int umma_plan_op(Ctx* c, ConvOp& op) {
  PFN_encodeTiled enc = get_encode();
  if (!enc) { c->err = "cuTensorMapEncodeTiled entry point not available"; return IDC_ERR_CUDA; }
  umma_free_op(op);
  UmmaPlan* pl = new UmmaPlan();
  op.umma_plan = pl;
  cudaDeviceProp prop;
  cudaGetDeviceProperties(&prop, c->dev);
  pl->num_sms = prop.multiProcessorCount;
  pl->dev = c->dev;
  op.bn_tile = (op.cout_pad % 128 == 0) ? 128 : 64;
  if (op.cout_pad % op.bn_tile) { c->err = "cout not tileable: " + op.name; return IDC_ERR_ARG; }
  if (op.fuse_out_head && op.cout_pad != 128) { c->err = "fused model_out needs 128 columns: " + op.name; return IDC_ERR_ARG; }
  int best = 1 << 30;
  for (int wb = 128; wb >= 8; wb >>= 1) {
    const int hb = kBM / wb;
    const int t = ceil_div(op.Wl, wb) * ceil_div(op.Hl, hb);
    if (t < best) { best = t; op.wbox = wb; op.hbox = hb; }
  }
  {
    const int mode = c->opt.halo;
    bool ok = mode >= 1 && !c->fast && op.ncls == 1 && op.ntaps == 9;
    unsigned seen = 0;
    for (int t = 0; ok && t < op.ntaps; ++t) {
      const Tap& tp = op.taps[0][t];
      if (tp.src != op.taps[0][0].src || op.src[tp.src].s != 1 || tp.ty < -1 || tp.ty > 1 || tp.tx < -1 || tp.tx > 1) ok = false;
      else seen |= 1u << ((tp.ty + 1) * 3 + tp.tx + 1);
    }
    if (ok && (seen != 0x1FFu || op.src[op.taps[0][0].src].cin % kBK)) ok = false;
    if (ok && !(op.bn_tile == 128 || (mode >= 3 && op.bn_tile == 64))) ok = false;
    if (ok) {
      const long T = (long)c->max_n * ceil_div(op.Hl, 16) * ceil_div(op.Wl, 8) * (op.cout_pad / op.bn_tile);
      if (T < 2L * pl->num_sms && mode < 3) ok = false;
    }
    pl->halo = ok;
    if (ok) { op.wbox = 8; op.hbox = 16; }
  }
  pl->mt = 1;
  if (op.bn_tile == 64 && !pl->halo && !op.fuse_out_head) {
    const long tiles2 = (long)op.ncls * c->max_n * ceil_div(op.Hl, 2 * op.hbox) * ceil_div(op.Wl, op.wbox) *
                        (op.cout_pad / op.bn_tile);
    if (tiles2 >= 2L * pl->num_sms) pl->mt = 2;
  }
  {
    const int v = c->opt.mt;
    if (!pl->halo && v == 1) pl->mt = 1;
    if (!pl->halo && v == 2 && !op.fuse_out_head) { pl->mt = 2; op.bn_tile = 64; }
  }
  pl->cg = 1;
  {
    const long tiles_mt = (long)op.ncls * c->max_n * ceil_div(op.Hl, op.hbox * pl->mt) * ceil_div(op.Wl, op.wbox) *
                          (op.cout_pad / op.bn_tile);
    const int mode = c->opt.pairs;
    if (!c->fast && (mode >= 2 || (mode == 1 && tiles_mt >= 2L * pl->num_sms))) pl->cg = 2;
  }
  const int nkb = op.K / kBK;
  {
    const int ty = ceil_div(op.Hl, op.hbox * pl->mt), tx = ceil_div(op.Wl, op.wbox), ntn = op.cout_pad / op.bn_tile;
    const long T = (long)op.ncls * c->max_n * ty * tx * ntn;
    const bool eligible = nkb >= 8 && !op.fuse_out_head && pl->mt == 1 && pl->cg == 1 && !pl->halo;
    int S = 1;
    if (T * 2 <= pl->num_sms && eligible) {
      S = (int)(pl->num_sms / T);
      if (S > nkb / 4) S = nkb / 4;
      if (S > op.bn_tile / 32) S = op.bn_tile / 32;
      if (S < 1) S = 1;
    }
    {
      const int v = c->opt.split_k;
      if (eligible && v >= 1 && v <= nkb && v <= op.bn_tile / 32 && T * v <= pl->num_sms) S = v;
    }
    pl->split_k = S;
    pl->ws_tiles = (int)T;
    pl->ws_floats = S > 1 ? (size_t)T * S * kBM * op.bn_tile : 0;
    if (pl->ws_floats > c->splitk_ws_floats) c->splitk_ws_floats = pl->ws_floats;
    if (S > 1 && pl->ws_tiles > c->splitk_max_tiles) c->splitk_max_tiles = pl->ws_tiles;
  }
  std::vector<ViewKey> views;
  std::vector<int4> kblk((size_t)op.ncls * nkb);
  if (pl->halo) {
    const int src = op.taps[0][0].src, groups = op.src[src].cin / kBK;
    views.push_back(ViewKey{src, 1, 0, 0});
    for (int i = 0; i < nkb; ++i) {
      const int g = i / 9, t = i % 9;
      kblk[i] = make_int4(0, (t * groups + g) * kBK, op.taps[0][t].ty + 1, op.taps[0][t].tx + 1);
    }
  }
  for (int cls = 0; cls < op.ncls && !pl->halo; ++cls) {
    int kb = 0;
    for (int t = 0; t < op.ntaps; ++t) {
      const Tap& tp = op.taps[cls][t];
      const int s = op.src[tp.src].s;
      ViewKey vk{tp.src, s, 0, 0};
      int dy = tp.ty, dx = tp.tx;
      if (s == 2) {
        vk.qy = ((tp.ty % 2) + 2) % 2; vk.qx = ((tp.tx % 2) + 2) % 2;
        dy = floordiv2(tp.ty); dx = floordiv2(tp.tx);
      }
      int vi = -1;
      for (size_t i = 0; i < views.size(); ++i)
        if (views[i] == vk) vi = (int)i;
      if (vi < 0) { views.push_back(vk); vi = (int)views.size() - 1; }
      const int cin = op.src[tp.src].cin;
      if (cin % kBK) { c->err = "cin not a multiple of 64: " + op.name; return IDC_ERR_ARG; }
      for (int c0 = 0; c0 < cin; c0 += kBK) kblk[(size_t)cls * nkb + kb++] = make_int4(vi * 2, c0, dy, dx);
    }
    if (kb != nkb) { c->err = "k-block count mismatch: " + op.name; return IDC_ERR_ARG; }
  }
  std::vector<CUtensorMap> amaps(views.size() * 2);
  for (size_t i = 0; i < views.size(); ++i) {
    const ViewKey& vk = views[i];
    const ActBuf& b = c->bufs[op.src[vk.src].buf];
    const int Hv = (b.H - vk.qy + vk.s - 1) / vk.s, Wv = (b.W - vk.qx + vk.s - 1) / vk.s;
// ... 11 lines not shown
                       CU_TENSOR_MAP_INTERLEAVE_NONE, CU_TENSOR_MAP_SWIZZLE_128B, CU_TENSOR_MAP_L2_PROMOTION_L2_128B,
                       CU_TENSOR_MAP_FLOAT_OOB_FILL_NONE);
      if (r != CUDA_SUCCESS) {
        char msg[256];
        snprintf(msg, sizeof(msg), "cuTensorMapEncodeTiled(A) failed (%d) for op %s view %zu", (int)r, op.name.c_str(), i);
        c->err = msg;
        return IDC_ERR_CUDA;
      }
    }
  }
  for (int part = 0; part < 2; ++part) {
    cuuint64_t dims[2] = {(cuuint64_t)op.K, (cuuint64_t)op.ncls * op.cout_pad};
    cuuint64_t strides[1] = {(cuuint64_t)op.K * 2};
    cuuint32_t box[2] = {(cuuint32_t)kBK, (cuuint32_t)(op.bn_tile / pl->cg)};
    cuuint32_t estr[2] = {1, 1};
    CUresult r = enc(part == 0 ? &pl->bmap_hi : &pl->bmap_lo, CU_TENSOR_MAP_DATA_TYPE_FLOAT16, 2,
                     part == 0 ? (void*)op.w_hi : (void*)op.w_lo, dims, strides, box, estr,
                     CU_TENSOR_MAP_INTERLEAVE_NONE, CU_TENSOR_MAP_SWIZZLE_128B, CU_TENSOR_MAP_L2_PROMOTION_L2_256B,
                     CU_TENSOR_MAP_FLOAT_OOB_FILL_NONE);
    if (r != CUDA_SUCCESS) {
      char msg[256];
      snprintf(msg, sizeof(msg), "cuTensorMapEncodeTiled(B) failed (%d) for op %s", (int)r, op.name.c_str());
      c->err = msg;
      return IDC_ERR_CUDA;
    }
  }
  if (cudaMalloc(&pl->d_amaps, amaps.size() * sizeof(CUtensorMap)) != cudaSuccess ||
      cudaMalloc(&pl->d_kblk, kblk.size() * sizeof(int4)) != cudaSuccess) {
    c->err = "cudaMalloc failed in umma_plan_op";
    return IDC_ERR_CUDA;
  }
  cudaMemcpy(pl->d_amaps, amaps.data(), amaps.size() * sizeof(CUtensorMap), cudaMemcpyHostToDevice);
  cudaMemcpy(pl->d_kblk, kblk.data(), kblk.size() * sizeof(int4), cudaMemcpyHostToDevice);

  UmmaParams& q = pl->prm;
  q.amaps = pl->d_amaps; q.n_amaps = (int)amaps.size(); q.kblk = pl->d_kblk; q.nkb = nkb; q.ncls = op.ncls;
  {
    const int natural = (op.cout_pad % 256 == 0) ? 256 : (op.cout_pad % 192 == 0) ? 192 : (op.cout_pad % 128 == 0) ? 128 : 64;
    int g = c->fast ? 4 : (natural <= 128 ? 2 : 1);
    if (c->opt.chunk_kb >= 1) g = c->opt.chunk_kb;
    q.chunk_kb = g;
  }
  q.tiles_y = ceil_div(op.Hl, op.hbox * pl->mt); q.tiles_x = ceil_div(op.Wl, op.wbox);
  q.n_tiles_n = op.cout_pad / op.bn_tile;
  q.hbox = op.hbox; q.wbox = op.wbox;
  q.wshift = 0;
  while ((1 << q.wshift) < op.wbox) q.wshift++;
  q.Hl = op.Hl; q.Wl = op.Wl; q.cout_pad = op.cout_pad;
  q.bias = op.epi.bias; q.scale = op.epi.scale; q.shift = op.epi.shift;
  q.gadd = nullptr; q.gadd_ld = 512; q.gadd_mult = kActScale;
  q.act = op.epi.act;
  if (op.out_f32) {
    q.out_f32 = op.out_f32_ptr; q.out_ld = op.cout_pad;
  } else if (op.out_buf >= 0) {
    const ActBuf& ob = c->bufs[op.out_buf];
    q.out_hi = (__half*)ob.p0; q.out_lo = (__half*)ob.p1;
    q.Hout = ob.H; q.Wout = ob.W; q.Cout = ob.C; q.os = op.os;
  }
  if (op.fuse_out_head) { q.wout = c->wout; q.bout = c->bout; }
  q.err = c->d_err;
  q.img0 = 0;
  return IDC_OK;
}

• **What needs to be done**
The answer must consist of each line from the data that includes the string "part".

• **Solution to this exercise**
  for (int part = 0; part < 2; ++part) {
    CUresult r = enc(part == 0 ? &pl->bmap_hi : &pl->bmap_lo, CU_TENSOR_MAP_DATA_TYPE_FLOAT16, 2,
                     part == 0 ? (void*)op.w_hi : (void*)op.w_lo, dims, strides, box, estr,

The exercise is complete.